Data in this exercise Block Start
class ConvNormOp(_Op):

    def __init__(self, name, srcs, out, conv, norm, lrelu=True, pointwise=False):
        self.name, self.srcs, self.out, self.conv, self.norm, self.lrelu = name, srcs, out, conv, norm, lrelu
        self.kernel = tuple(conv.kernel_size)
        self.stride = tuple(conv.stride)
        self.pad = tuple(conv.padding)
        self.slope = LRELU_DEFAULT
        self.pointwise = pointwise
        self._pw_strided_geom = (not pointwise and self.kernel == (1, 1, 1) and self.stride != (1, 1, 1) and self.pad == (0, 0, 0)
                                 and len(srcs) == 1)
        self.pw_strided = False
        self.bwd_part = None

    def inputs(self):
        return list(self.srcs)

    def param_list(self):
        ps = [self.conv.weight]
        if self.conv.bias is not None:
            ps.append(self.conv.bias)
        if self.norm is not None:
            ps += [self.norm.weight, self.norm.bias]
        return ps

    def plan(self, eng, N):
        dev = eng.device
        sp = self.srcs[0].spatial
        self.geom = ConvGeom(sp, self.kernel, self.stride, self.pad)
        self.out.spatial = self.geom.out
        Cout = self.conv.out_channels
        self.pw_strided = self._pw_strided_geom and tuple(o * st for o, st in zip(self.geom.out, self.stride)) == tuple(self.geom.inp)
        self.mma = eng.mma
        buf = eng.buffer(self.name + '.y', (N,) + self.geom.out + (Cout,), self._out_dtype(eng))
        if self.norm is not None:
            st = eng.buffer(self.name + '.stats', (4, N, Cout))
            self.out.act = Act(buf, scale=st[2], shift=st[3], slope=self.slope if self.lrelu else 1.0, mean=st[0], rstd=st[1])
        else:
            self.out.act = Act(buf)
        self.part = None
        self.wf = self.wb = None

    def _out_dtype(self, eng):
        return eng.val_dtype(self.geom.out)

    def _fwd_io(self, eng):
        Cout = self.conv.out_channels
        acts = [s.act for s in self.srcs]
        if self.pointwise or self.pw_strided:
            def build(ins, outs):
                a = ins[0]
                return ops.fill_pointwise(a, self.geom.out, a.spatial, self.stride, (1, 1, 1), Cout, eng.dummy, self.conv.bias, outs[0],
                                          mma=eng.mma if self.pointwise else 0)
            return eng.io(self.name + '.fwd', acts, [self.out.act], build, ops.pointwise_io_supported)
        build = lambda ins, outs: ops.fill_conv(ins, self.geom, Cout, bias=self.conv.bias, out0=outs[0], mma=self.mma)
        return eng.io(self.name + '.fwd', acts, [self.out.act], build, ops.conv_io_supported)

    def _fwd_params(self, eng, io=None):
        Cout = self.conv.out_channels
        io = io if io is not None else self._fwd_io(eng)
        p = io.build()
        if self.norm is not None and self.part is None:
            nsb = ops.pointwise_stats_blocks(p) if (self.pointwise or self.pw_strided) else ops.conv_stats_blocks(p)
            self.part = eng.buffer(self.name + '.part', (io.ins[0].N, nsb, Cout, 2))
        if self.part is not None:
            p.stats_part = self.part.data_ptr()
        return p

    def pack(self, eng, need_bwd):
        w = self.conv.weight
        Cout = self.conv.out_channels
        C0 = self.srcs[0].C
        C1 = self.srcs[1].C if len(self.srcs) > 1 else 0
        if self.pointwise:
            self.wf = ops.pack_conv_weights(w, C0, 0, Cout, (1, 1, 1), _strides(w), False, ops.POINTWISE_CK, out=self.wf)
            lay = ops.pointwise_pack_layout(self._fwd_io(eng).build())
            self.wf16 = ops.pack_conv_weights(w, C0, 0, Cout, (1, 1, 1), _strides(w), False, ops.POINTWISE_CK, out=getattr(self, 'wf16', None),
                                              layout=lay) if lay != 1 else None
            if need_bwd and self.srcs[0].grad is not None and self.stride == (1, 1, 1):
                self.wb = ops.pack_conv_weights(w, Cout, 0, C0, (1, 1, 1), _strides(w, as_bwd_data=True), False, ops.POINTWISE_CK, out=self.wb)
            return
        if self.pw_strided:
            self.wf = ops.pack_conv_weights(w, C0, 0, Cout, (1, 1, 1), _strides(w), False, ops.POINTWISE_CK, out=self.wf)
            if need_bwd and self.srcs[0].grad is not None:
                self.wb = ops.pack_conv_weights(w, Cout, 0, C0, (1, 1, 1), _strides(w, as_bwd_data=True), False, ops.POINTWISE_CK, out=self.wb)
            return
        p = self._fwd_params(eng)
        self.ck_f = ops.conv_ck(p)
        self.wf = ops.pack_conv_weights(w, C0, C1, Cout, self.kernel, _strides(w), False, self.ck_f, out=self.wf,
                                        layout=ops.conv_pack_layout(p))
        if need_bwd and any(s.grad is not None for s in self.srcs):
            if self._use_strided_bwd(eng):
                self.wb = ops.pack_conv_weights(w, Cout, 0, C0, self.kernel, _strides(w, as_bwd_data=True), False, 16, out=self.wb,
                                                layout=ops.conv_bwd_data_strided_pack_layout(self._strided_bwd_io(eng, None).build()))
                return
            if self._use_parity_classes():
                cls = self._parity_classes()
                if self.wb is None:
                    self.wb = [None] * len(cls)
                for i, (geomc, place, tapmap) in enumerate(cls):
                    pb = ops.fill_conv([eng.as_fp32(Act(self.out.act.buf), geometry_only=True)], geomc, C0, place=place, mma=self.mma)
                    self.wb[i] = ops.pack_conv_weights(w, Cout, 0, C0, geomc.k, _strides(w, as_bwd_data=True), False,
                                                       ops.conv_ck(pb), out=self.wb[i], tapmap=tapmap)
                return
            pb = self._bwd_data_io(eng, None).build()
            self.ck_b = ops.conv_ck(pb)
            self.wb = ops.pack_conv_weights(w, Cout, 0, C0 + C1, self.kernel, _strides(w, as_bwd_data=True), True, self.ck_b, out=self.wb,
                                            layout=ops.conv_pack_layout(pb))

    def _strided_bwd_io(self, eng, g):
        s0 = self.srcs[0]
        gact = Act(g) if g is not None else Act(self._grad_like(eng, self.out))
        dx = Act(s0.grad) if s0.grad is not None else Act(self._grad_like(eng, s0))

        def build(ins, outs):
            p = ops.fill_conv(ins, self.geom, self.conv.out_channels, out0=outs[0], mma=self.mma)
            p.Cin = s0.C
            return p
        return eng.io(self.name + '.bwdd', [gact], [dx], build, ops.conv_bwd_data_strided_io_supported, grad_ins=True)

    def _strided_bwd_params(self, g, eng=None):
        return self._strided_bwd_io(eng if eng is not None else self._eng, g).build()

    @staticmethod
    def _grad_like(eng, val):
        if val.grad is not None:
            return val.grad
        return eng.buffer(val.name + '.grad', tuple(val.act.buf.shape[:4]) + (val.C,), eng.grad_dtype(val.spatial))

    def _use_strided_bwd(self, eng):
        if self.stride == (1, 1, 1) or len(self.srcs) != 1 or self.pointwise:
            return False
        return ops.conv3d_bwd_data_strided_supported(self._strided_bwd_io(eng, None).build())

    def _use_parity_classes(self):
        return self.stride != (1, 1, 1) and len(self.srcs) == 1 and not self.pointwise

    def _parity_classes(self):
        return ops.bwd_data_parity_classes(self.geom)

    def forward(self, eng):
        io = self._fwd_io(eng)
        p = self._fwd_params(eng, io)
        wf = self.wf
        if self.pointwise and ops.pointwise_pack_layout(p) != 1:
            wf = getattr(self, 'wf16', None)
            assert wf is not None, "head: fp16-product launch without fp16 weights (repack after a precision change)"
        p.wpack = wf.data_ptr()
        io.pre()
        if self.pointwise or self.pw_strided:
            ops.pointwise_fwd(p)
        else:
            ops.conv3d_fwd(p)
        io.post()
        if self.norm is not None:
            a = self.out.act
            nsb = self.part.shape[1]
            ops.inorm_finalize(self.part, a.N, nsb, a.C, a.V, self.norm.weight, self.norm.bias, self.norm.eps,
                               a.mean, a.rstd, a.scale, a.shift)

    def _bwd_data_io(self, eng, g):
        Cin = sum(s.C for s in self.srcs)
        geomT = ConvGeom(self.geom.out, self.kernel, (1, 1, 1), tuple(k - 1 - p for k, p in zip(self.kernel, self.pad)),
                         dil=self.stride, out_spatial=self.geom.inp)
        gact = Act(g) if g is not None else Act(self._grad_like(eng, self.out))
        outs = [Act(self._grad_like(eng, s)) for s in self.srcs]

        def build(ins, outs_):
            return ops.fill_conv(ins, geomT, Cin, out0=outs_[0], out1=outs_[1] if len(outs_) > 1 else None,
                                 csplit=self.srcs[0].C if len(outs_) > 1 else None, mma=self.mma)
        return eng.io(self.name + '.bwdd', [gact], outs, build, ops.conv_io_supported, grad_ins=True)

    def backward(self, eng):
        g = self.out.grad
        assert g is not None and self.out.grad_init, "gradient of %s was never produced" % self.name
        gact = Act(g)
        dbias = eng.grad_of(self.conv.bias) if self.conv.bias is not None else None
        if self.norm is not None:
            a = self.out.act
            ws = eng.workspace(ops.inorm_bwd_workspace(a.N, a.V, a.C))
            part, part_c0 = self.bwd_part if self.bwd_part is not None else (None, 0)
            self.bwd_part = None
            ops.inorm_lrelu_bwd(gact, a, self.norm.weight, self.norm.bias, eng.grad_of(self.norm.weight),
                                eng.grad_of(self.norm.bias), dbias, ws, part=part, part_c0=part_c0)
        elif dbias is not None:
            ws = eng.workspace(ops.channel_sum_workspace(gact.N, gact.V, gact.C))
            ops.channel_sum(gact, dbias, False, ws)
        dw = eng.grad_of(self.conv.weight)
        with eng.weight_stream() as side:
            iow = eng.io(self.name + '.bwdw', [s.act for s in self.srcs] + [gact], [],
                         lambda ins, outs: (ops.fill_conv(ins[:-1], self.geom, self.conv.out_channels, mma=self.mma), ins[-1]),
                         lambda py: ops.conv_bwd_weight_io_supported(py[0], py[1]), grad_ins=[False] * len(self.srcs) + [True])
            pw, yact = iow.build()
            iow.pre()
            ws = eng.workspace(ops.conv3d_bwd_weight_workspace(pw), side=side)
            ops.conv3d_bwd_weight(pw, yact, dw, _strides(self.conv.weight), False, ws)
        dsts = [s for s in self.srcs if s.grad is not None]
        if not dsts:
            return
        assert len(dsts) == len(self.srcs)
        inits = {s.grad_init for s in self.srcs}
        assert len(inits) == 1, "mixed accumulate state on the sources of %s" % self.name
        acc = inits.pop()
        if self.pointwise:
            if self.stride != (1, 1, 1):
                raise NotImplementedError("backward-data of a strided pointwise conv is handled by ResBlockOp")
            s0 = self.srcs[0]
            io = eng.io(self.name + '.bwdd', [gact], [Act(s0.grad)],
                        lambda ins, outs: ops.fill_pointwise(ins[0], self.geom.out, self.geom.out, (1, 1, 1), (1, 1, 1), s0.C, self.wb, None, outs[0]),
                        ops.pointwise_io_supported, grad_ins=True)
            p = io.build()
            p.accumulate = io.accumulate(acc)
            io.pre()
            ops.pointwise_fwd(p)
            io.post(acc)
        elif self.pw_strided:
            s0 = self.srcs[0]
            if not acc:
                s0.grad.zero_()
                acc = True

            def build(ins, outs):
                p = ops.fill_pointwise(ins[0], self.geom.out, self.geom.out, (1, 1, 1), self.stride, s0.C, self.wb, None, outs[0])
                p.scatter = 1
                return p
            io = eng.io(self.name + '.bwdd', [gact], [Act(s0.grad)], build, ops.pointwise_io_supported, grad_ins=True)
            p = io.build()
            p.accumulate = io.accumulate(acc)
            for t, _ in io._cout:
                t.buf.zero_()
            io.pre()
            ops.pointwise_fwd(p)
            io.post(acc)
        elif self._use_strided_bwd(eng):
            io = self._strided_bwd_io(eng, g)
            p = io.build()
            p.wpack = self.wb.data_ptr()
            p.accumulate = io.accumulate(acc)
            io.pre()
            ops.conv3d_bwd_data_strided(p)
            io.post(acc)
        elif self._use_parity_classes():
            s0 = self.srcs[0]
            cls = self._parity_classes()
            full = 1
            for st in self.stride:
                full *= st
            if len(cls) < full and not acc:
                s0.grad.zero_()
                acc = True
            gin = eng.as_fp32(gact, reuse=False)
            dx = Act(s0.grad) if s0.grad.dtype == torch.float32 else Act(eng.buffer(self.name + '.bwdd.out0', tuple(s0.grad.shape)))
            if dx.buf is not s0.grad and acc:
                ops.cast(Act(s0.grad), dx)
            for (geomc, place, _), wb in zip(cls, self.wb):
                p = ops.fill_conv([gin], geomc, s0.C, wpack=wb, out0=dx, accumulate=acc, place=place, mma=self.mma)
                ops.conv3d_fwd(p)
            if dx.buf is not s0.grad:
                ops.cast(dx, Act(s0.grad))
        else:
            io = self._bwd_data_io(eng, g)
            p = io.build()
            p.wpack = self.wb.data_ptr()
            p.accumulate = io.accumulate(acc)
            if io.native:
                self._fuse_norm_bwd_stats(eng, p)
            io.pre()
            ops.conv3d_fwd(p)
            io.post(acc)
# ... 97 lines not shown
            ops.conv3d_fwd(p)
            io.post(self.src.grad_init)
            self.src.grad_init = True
Data in this exercise Block End
From the entries above, print the lines beginning at the one with "return self._strided_bwd_io(eng if" and stopping after the one with "return val.grad", exactly as written and with nothing else.

        return self._strided_bwd_io(eng if eng is not None else self._eng, g).build()

    @staticmethod
    def _grad_like(eng, val):
        if val.grad is not None:
            return val.grad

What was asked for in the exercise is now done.